Let W6 letter words with 2 or 4 vowels not including y All t

Let W={6 letter words with 2 or 4 vowels not including y}

All the letters are in lower case and repeates are okay.

What is the size of W?

Solution

SOLUTION

Back-up Theory

1. Any r out of n things can selected in ⁿC_r ways if repetition is not permitted and in n^r ways if repetition is permitted and ⁿC_r = (n!)/{(r!)(n - r)!}

2. r things can be arranged (or permuted) in (r!) ways if repetition is not permitted and in r^r ways if repetition is permitted.

3. Word formation is always a permutation problem.

4. In given problem, since y is excluded, total number of letters available is only 25.

Working

Case 1: 6-letter word has exactly 2 vowels.

=> the word has 2 vowels and 4 consonants => selection has to be 2 out of 5 vowels and 4 consonants out of 20 consonants (note: y cannot be included).
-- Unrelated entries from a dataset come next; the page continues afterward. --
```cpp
int reserve_slots(VrTreeOpaque* t, int n_slots, size_t need) {
    DeviceGuard device_guard(t->device);
    std::lock_guard<std::mutex> guard(t->launch_mutex);
    for (int i = 0; i < n_slots; ++i) {
        LaunchSlot& ls = t->slots[i];
        if (ls.growing || ls.rays.bytes() >= need) continue;
        const hipError_t e = replace_ray_buffer(ls, need);
        if (e != hipSuccess) return fail(hip_code(e), "ray buffer of %zu bytes: %s", need, hipGetErrorString(e));
// ... 12 lines not shown
                 size_t need, unsigned& slot) {
    slot = kLaunchSlots;
    for (int want_fit = 1; want_fit >= 0 && slot == kLaunchSlots; --want_fit) {
        for (int pass = 0; pass < 2 && slot == kLaunchSlots; ++pass)
            for (unsigned i = 0; i < kLaunchSlots; ++i) {
                const LaunchSlot& c = t->slots[i];
                if (c.growing || (want_fit && c.rays.bytes() < need)) continue;
                const bool ok = pass == 0 ? (c.used && c.last_stream == hs)
                                          : (!c.used || hipEventQuery(c.done.get()) == hipSuccess);
                if (ok) {
                    slot = i;
                    break;
                }
            }
    }
    (void)hipGetLastError();
    if (slot == kLaunchSlots) {
        for (unsigned a = 0; a < kLaunchSlots && slot == kLaunchSlots; ++a)
            if (!t->slots[(t->launch_seq + a) % kLaunchSlots].growing) slot = (t->launch_seq + a) % kLaunchSlots;
        if (slot == kLaunchSlots)
            return fail(VR_ERR_HIP, "all %u launch slots are being resized by other threads", kLaunchSlots);
    }
    t->launch_seq++;
    LaunchSlot& ls = t->slots[slot];
    k.frames = t->slot_frames.get<vr::FrameDesc>() + (size_t)slot * vr::kMaxBatch;
    k.queue_head = t->slot_heads.get<uint32_t>() + vr::kSlotWords * slot + vr::kSlotHeaderWords;
    k.probe_coeffs = t->probe_buf.get<float>() + (size_t)slot * (size_t)t->desc.data_dim;
    if (ls.rays.bytes() < need) {
        ls.growing = true;
        guard.unlock();
        const hipError_t ge = replace_ray_buffer(ls, need);
        guard.lock();
        ls.growing = false;
        if (ge != hipSuccess)
            return fail(hip_code(ge), "ray buffer of %zu bytes: %s", need, hipGetErrorString(ge));
    }
    k.ray_buf_rw = ls.rays.get<uint32_t>();
    k.ray_buf = k.ray_buf_rw;
    return VR_OK;
}

int SlotTurn::begin(LaunchSlot& ls, hipStream_t hs) {
    if (ls.used) HIP_TRY(hipStreamWaitEvent(hs, ls.done.get(), 0));
    slot_ = &ls;
    stream_ = hs;
    return VR_OK;
// ... 42 lines not shown
```

Before: 3041 Mrays/s.

## Interleave raygen workgroups across the eight ray queues

Raygen blocks are remapped so consecutive block indices round-robin across the 8 per-queue regions instead of filling one queue at a time. The likely aim is to spread atomic reservation traffic on the queue counters and to fill all queues early, so downstream marching can start on every queue. It adds an index-mapping function with a tail loop for uneven queue sizes, and a host query for per-queue counts. Ray-to-block locality changes, which may affect cache behaviour during raygen.

```diff
diff --git a/include/volrend_hip.h b/include/volrend_hip.h
--- a/include/volrend_hip.h
+++ b/include/volrend_hip.h
@@ -304,6 +304,7 @@
 int vr_sched_stats(vr_tree_t tree, uint64_t out[8], int reset);
 int vr_tree_cull_stats(vr_tree_t tree, uint64_t out[2], int reset);
 int vr_tree_head_stats(vr_tree_t tree, uint64_t out[3], int reset);
+int vr_tree_queue_counts(vr_tree_t tree, uint32_t out[8]);
 int vr_touch_enable(vr_tree_t tree, int enable);
 int vr_touch_count(vr_tree_t tree, uint64_t out[4], int reset);
 int vr_touch_read(vr_tree_t tree, int which, uint32_t* host_words, uint64_t n_words,
diff --git a/volrend_amd/_abi.py b/volrend_amd/_abi.py
--- a/volrend_amd/_abi.py
+++ b/volrend_amd/_abi.py
@@ -219,6 +219,7 @@
     "vr_sched_stats": (C.c_int, [C.c_void_p, C.POINTER(C.c_uint64 * 8), C.c_int]),
     "vr_tree_cull_stats": (C.c_int, [C.c_void_p, C.POINTER(C.c_uint64 * 2), C.c_int]),
     "vr_tree_head_stats": (C.c_int, [C.c_void_p, C.POINTER(C.c_uint64 * 3), C.c_int]),
+    "vr_tree_queue_counts": (C.c_int, [C.c_void_p, C.POINTER(C.c_uint32 * 8)]),
     "vr_touch_enable": (C.c_int, [C.c_void_p, C.c_int]),
     "vr_touch_count": (C.c_int, [C.c_void_p, C.POINTER(C.c_uint64 * 4), C.c_int]),
     "vr_touch_read": (C.c_int, [C.c_void_p, C.c_int, C.c_void_p, C.c_uint64, C.POINTER(C.c_uint64),
diff --git a/volrend_amd/_tree.py b/volrend_amd/_tree.py
--- a/volrend_amd/_tree.py
+++ b/volrend_amd/_tree.py
@@ -257,6 +257,11 @@
         _abi.check(_abi.lib().vr_tree_head_stats(self.handle, C.byref(out), 1 if reset else 0))
         return {"entered": int(out[0]), "retired": int(out[1]), "samples": int(out[2])}
 
+    def queue_counts(self) -> list:
+        out = (C.c_uint32 * 8)()
+        _abi.check(_abi.lib().vr_tree_queue_counts(self.handle, C.byref(out)))
+        return [int(v) for v in out]
+
     def touch_enable(self, enable: bool = True) -> None:
         _abi.check(_abi.lib().vr_touch_enable(self.handle, 1 if enable else 0))
 
diff --git a/volrend_amd/build.py b/volrend_amd/build.py
--- a/volrend_amd/build.py
+++ b/volrend_amd/build.py
@@ -13,7 +13,7 @@
 SOURCES = ["vr_render.hip", "vr_weights.hip", "vr_grad.hip", "vr_fit.hip", "vr_update.hip", "vr_tree_kernels.hip", "vr_query.hip", "vr_order.hip", "vr_refine.hip", "vr_collapse.hip", "vr_geometry.hip", "vr_api.cpp", "vr_upload.cpp", "vr_tree_walk.cpp",
            "vr_h2d.cpp", "vr_launch.cpp", "vr_launch_plan.cpp", "vr_slots.cpp", "vr_values.cpp", "vr_query.cpp", "vr_order.cpp", "vr_refine.cpp", "vr_collapse.cpp", "vr_geometry.cpp"]
 HEADERS = ["vr_internal.h", "vr_device_math.h", "vr_host.h", "vr_dev_layout.h", "vr_dev_shade.h", "vr_dev_query.h",
-           "vr_dev_rays.h", "vr_dev_march.h", "vr_dev_backward.h", "vr_query.h", "vr_order.h", "vr_refine.h", "vr_collapse.h", "vr_geometry.h", "vr_tree_walk.h", "vr_launch_plan.h", "vr_h2d.h", os.path.join(ROOT, "include", "volrend_hip.h"),
+           "vr_dev_rays.h", "vr_queue_map.h", "vr_dev_march.h", "vr_dev_backward.h", "vr_query.h", "vr_order.h", "vr_refine.h", "vr_collapse.h", "vr_geometry.h", "vr_tree_walk.h", "vr_launch_plan.h", "vr_h2d.h", os.path.join(ROOT, "include", "volrend_hip.h"),
            os.path.join(ROOT, "include", "volrend", "internal", "hip_owners.hpp")]
 EXPERIMENTS = os.path.join(ROOT, "tools", "experiments")
 HOOK_FLAGS = ("-DVR_ABLATE", "-DVR_TIMELINE", "-DVR_ROLE_DEBUG", "-DVR_MIN_WAVES_PER_EU", "-DVR_SH16_ROWS",
diff --git a/volrend_amd/csrc/vr_api.cpp b/volrend_amd/csrc/vr_api.cpp
--- a/volrend_amd/csrc/vr_api.cpp
+++ b/volrend_amd/csrc/vr_api.cpp
@@ -235,6 +235,21 @@
     return VR_OK;
 }
 
+int vr_tree_queue_counts(vr_tree_t t, uint32_t out[vr::kMaxQueues]) {
+    if (!t || !out) return fail(VR_ERR_INVALID_ARGUMENT, "NULL argument");
+    DeviceGuard guard(t->device);
+    unsigned slot;
+    {
+        std::lock_guard<std::mutex> g(t->launch_mutex);
+        slot = t->last_slot;
+    }
+    uint32_t words[vr::kMaxQueues * vr::kQueueStride];
+    HIP_TRY(hipMemcpy(words, t->slot_heads.get<uint32_t>() + vr::kSlotWords * slot + vr::kSlotHeaderWords, sizeof(words),
+                      hipMemcpyDeviceToHost));
+    for (int x = 0; x < vr::kMaxQueues; ++x) out[x] = words[x * vr::kQueueStride + vr::kQueueCount];
+    return VR_OK;
+}
+
 int vr_tree_status(vr_tree_t t, uint32_t* status, int reset) {
     if (!t || !status) return fail(VR_ERR_INVALID_ARGUMENT, "NULL argument");
     DeviceGuard guard(t->device);
diff --git a/volrend_amd/csrc/vr_dev_march.h b/volrend_amd/csrc/vr_dev_march.h
--- a/volrend_amd/csrc/vr_dev_march.h
+++ b/volrend_amd/csrc/vr_dev_march.h
@@ -31,10 +31,10 @@
 };
 
 template <int GW, typename Record>
-__device__ __forceinline__ void store_march_record(const KParams& p, bool valid, int lane, int wave, const Ray& nr,
-                                                   const float* vdir, uint32_t pixel) {
+__device__ __forceinline__ void store_march_record(const KParams& p, const BlockGroup& bg, bool valid, int lane, int wave,
+                                                   const Ray& nr, const float* vdir, uint32_t pixel) {
     const unsigned long long m_valid = __builtin_amdgcn_ballot_w64(valid);
-    const uint32_t my_base = reserve_ray_slots<GW>(p, m_valid, lane, wave);
+    const uint32_t my_base = reserve_ray_slots<GW>(p, m_valid, lane, wave, bg);
     if (!valid) return;
     uint32_t* rb = ray_slot(p.ray_buf_rw, Record::kWords, my_base + lane_rank(m_valid));
     store_march_words(rb, nr);
@@ -49,7 +49,8 @@
 __global__ __launch_bounds__(kWave* GW) void march_raygen_kernel(const KParams p) {
     const int lane = threadIdx.x & (kWave - 1);
     const int wave = threadIdx.x >> 6;
-    const uint32_t id = (uint32_t)(((int64_t)blockIdx.x * GW + wave) * kWave + lane);
+    const BlockGroup bg = raygen_block_group<GW>(p);
+    const uint32_t id = (uint32_t)(((int64_t)bg.group * GW + wave) * kWave + lane);
     bool valid = false;
     Ray nr;
     nr.alive = false;
@@ -63,7 +64,7 @@
             pixel = ((uint32_t)r.frame * (uint32_t)p.height + (uint32_t)r.y) * (uint32_t)p.width + (uint32_t)r.x;
         }
     }
-    store_march_record<GW, Record>(p, valid, lane, wave, nr, vdir, pixel);
+    store_march_record<GW, Record>(p, bg, valid, lane, wave, nr, vdir, pixel);
 }
 
 template <int FMA, int GW, typename Record>
@@ -73,8 +74,9 @@
     uint32_t id;
     Ray nr;
     float vdir[3] = {0.f, 0.f, 0.f};
-    const bool valid = list_ray<FMA, GW>(p, rl, lane, wave, id, nr, vdir) && nr.alive;
-    store_march_record<GW, Record>(p, valid, lane, wave, nr, vdir, id);
+    const BlockGroup bg = raygen_block_group<GW>(p);
+    const bool valid = list_ray<FMA, GW>(p, rl, bg.group, lane, wave, id, nr, vdir) && nr.alive;
+    store_march_record<GW, Record>(p, bg, valid, lane, wave, nr, vdir, id);
 }
 
 template <typename Launch>
diff --git a/volrend_amd/csrc/vr_dev_rays.h b/volrend_amd/csrc/vr_dev_rays.h
--- a/volrend_amd/csrc/vr_dev_rays.h
+++ b/volrend_amd/csrc/vr_dev_rays.h
@@ -2,6 +2,7 @@
 #include "vr_device_math.h"
 #include "vr_dev_layout.h"
 #include "vr_dev_shade.h"
+#include "vr_queue_map.h"
 
 namespace vr {
 
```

Since repetition is allowed , number of possible selections = 5²20⁴ and each of these selections are to permuted to get the desired number of words. This has to be done for various possibilities since repetition is allowed.

(1): vowels and consonants are distinct => number of permutations = 6!

(2): vowels are same and consonants are distinct => number of permutations = (6!)/(2!)

(3): vowels are distinct and out of 4 consonants 2 are same 2 are distinct distinct => number of permutations = (6!)(⁴C₂)/(2!)

(4): vowels are distinct and out of 4 consonants 3 are same 1 is distinct distinct => number of permutations = (6!)(⁴C₃)/(3!)

(5): vowels are distinct and out of 4 consonants all are same => number of permutations = (6!)/(4!)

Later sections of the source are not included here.